Après s'être introduit au milieu du flair policier avec l'Affaire SK1, Tellier renoue avec le sens du service et de l'abnégation en plaçant sa caméra au milieu d'une caserne des sapeurs-pompiers de Paris, liés par la Fraternité.


Courage, loyauté, détermination, bravoure pourraient être les maîtres mots de ces soldats du feu, entraînés à « la dure » pour faire face aux situations les plus délicates. Ainsi suit-on le modeste parcours de Franck (Pierre Niney), qui pourrait tout aussi bien être calqué sur le schéma du couple banal et grotesque, dont la vie est réglée comme du papier à musique.

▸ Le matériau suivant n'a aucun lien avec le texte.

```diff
@@ -361,6 +456,31 @@
         for (int t = 0; t < 2; ++t)
 #pragma unroll
             for (int j = 0; j < TM; ++j) acc3[t][j] = f32x4{0.f, 0.f, 0.f, 0.f};
+        if constexpr (PIPE3) {
+            static_assert(CM != 128 || (KS3 == 2 && TM == 4), "hand-scheduled conv3: four stages of 4 + 2 fragments");
+            V8 gx[2][TM], gw[2][2];
+#define CH3_READ(q_)                                                                                                    \
+            {                                                                                                           \
+                _Pragma("unroll") for (int j = 0; j < TM; ++j) CH_RD(gx[(q_) & 1][j], T2_OFF + ((q_) >> 1) * 16384 + x_rd[(q_) & 1][j]); \
+                _Pragma("unroll") for (int t = 0; t < 2; ++t) CH_RD(gw[(q_) & 1][t], ((q_) >> 1) * 8192 + w3_rd[(q_) & 1][t]); \
+            }
+#define CH3_MFMA(s_)                                                                                                    \
+            {                                                                                                           \
+                __builtin_amdgcn_sched_barrier(0);                                                                      \
+                _Pragma("unroll") for (int t = 0; t < 2; ++t)                                                           \
+                    _Pragma("unroll") for (int j = 0; j < TM; ++j) acc3[t][j] = mfma16<F16>(gw[s_][t], gx[s_][j], acc3[t][j]); \
+            }
+            CH3_READ(0); CH3_READ(1);
+            CH_WAIT6(6, gx[0], gw[0]); CH3_MFMA(0);
+            __builtin_amdgcn_sched_barrier(0);
+            CH3_READ(2); CH_WAIT6(6, gx[1], gw[1]); CH3_MFMA(1);
+            __builtin_amdgcn_sched_barrier(0);
+            CH3_READ(3); CH_WAIT6(6, gx[0], gw[0]); CH3_MFMA(0);
+            __builtin_amdgcn_sched_barrier(0);
+            CH_WAIT6(0, gx[1], gw[1]); CH3_MFMA(1);
+#undef CH3_READ
+#undef CH3_MFMA
+        } else {
 #pragma unroll
         for (int s = 0; s < KS3; ++s)
 #pragma unroll
@@ -375,6 +495,7 @@
 #pragma unroll
                     for (int j = 0; j < TM; ++j) acc3[t][j] = mfma16<F16>(wb[t], xa[j], acc3[t][j]);
             }
+        }
         if constexpr (DS) {
 #pragma unroll
             for (int ks = 0; ks < 2; ++ks)
@@ -481,6 +602,9 @@
         }
     }
 #undef PVR_PHASE_B_PREFETCH
+#undef CH_RD
+#undef CH_WAIT8
+#undef CH_WAIT6
 #undef W3_G
 #undef W3_L
 #undef W1_G
```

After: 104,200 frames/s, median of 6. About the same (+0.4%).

La première demi-heure est intelligemment conçue pour assurer la suite de l’œuvre. On suit avec attention l’élévation et la gradation de Franck au sein de la caserne où il devient chef des opérations incendies, pour mieux amplifier la chute au tournant : Le feu, ça brûle.

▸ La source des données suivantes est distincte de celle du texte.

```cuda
int copy_rows_d2h(fg_ctx* c, int fmt, int line0, int n, cudaStream_t s) {
    if (n <= 0) return FG_OK;
    if (fmt == FG_FMT_RFC5424) {
        FG_CUDA(c, cudaMemcpyAsync(c->rows5.h + line0, c->rows5.d + line0, (size_t)n * 32, cudaMemcpyDeviceToHost, s));
        return FG_OK;
    }
    for (int col = C_TS; col <= C_META; ++col) {
        const size_t o = col_off(c, col) + (size_t)line0 * kColW[col];
        FG_CUDA(c, cudaMemcpyAsync(c->rows.h + o, c->rows.d + o, (size_t)n * kColW[col], cudaMemcpyDeviceToHost, s));
    }
    const size_t pitch = (size_t)c->max_lines * 8;
    int col = C_HOST;
    while (col < C_COUNT) {
        if (!col_used(col)) { ++col; continue; }
        int end = col;
        while (end + 1 < C_COUNT && col_used(end + 1)) ++end;
        const size_t o = col_off(c, col) + (size_t)line0 * 8;
        FG_CUDA(c, cudaMemcpy2DAsync(c->rows.h + o, pitch, c->rows.d + o, pitch, (size_t)n * 8, (size_t)(end - col + 1),
                                     cudaMemcpyDeviceToHost, s));
// ... 762 lines not shown
```

### flowgger_b200/csrc/fg_kernels.cuh

```cuda
#pragma once
#include <stdint.h>
#ifdef FG_HOST_EMU
#include "../../tests/emu/cuda_shim.h"
#else
#include <cuda_runtime.h>
#endif

namespace fg {

struct LtsvDeviceConfig {
    int32_t has_schema;
    int32_t n_schema;
    const uint8_t* names;
    const int32_t* name_off;
    const int32_t* types;
    const uint8_t* suffix;
    int32_t suffix_off[6];
    uint32_t suffix_present;
};

struct TzDeviceTable {
    int32_t n_names;
    int32_t min_len, max_len;
    uint32_t first_mask[8];
    const unsigned long long* hash;
    const int32_t* zone;
    const int32_t* name_off;
    const uint8_t* names;
    const int32_t* first;
    const long long* key;
    const int32_t* off;
};
struct R3164DeviceConfig {
    int32_t year;
    TzDeviceTable tz;
    uint8_t* arena;
    uint32_t arena_cap;
    uint32_t* arena_counter;
};

struct ParseParams {
    const uint8_t* bytes;
    const int32_t* offsets;
    int32_t n;
    int32_t line0;
    int32_t tile_bytes;
    double* ts;
    uint32_t* meta;
    int2* host;
    int2* app;
    int2* proc;
    int2* msgid;
    int2* msg;
    int2* full;
    int2* sd;
    int2* entry_name;
    unsigned long long* entry_val;
    uint8_t* entry_meta;
    int2* tmp_name;
    unsigned long long* tmp_val;
    uint8_t* tmp_meta;
    const uint8_t* line_invalid;
    int32_t strip_eol;
    uint32_t* entry_counter;
    uint32_t entry_cap;
    const uint32_t* bad_offsets;
    uint32_t* slow_list;
    uint32_t* slow_count;
    int32_t num_sms;
    LtsvDeviceConfig ltsv;
    R3164DeviceConfig r3164;
};

struct Row5424 {
    double ts;
    uint32_t meta;
    uint32_t sd_first;
    uint16_t sd_count;
    uint16_t sp[5];
    uint16_t msg_off, msg_len;
};
static_assert(sizeof(Row5424) == 32, "Row5424 must be 32 bytes");
struct WideRow {
    int32_t line;
    uint32_t meta;
    double ts;
    int2 host, app, proc, msgid, msg, full, sd;
};
static_assert(sizeof(WideRow) == 72, "WideRow must be 72 bytes");

enum { K5_ENTRIES = 0, K5_ARENA = 1, K5_WIDE_ROWS = 2, K5_WIDE_ENTRIES = 3, K5_ESC_LIST = 4, K5_WIDE_LIST = 5, K5_BAD_OFFSETS = 6,
       K5_COUNT = 8 };

struct Parse5424Params {
    const uint8_t* bytes;
    const int32_t* offsets;
    int32_t n;
    int32_t tile_bytes;
    uint4* rows;
    unsigned long long* entries;
    uint32_t entry_cap;
    uint32_t* counters;
    uint32_t* esc_list;
    uint32_t* wide_list;
    uint8_t* arena;
    uint32_t arena_cap;
    WideRow* wide_rows;
    uint32_t wide_cap;
    int2* wentry_name;
    unsigned long long* wentry_val;
    uint8_t* wentry_meta;
    uint32_t wentry_cap;
    int32_t line0;
    const uint32_t* bad_offsets;
    const uint8_t* line_invalid;
    int32_t strip_eol;
    int32_t num_sms;
};

cudaError_t launch_parse5424(const Parse5424Params& p, cudaStream_t stream, cudaEvent_t dom0 = nullptr, cudaEvent_t dom1 = nullptr);
cudaError_t configure_parse5424(int max_tile_bytes);
int parse5424_smem_bytes(int tile_bytes);
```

Après une opération plus que risquée pour éviter la propagation d'un feu d'entrepôt, Franck vacille, et tombe. Inextinguible douleur qui carbonise non seulement son corps mais également l'entièreté de ses rêves. Du jour au lendemain, Franck s'affranchit de son uniforme de pompier et endosse l'habit du carbonisé. Véritable mutation du protagoniste, devenu momie infirme, presque incapable d'assurer lui-même sa propre alimentation.
Le propos du réalisateur se perd d'ailleurs ici. On assiste par la suite à un développement extrême du « pathos » suintant sans concession. Les soldats du feu rejoignent l'arrière-plan et ne forment plus qu'une haie d'honneur au moral de Franck, emprisonné dans son sweat-capuche, qui tourné sur lui-même, balbutie des galimatias inaudibles.

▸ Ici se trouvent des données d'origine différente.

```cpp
#define BDV_ARITH_F16X2 4
int bdv_f16x2_amax(const float* t, int64_t n, void* amax, void* stream);
float bdv_f16x2_scale(float amax);
int bdv_conv_split_weights_f16x2(const float* w, const bdv_conv_geom* g, void* planes_fprop, void* planes_dgrad, void* stream);
int bdv_conv_fprop_f16x2(const void* x, const void* amax_x, const float* w, const void* planes_fprop, void* y,
                         const bdv_conv_geom* g, float* bn_partial, const bdv_conv_affine* affine, void* workspace,
                         size_t workspace_bytes, const float* pre_scale, const float* pre_shift, void* stream);
int bdv_conv_dgrad_f16x2(const void* dy, const void* amax_dy, const float* w, const void* planes_dgrad, void* dx,
// ... 228 lines not shown
```

Before: 624.0 clips/s.

## Warm dgrad epilogue operand lines from the last K step via buffer-to-LDS loads

During the final K iteration of the dgrad kernels, each thread issues buffer_load_lds prefetches of the epilogue's first-pass operands (add source, add mask, BN stat y and mask) into a scratch LDS area. The goal is to bring those cache lines in while the last MMA runs, so the epilogue's global reads hit cache. The epilogue also stages the ReLU rescale/shift vectors in LDS instead of re-reading them from global per piece, and replaces its __syncthreads with an lgkmcnt-only barrier. The cost is extra LDS per block, which can lower occupancy, plus extra memory traffic. A debug toggle can turn the warming off.

```diff
diff --git a/background-debiased-video-cil_amd/_lib.py b/background-debiased-video-cil_amd/_lib.py
--- a/background-debiased-video-cil_amd/_lib.py
+++ b/background-debiased-video-cil_amd/_lib.py
@@ -57,6 +57,7 @@
     'bdv_conv_split_weights': (c_int, [P, POINTER(ConvGeom), P, P, P]),
     'bdv_conv_debug_force_tile': (c_int, [c_int]),
     'bdv_conv_debug_row_run': (c_int, [c_int]),
+    'bdv_conv_debug_epilogue_warm': (c_int, [c_int]),
     'bdv_conv_fprop_pl': (c_int, [P, P, P, P, POINTER(ConvGeom), P, POINTER(ConvAffine), P, c_size_t, c_int, P, P, P]),
     'bdv_conv_dgrad_pl': (c_int, [P, P, P, P, P, P, POINTER(ConvGeom), POINTER(BnStatFuse), P, c_size_t, c_int, P]),
     'bdv_conv_wgrad': (c_int, [P, P, P, c_float, POINTER(ConvGeom), P, c_size_t, P]),
diff --git a/background-debiased-video-cil_amd/csrc/conv_mfma.hip b/background-debiased-video-cil_amd/csrc/conv_mfma.hip
--- a/background-debiased-video-cil_amd/csrc/conv_mfma.hip
+++ b/background-debiased-video-cil_amd/csrc/conv_mfma.hip
@@ -33,9 +33,11 @@
   float rcp_HoWo, rcp_Wo;
   int stagger;
   int row_run;
+  int epi_warm;
 };
 
 typedef unsigned int u32x4 __attribute__((ext_vector_type(4)));
+typedef __attribute__((address_space(3))) void* lds_ptr_t;
 constexpr int kOOB = (int)0x80000000;
 
 __device__ __forceinline__ float4 buf_load16(__amdgpu_buffer_rsrc_t rsrc, int voff, int soff) {
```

Rééducation physique draconienne, survie sociale anéantie dès lors qu'il prend conscience qu'un minuscule détail peut changer une vie entière. Que veut dire Tellier ? Que la vie est dure et qu'il faut s'accrocher ? Que l'apparence tient un rôle prépondérant dans nos relations sociales ? Pourquoi avoir besoin d'un accidenté et d'un film sur les pompiers pour nous le faire comprendre ?
Autant de questions qui resteront sans réponse tout le long de l'oeuvre.
Bien sûr, l'estampille « inspiré d'une histoire vraie » a tendance à provoquer notre système lacrymal plus que nécessaire, d'autant plus que la carte de l'émotion embrase tout le reste. Comment pourrait-on saborder l'humanité dont veut faire preuve Tellier qui nous pointe du doigt et nous dit : « Attention, tout peut arriver. » En effet, les contingences de la vie nous tiennent en respect.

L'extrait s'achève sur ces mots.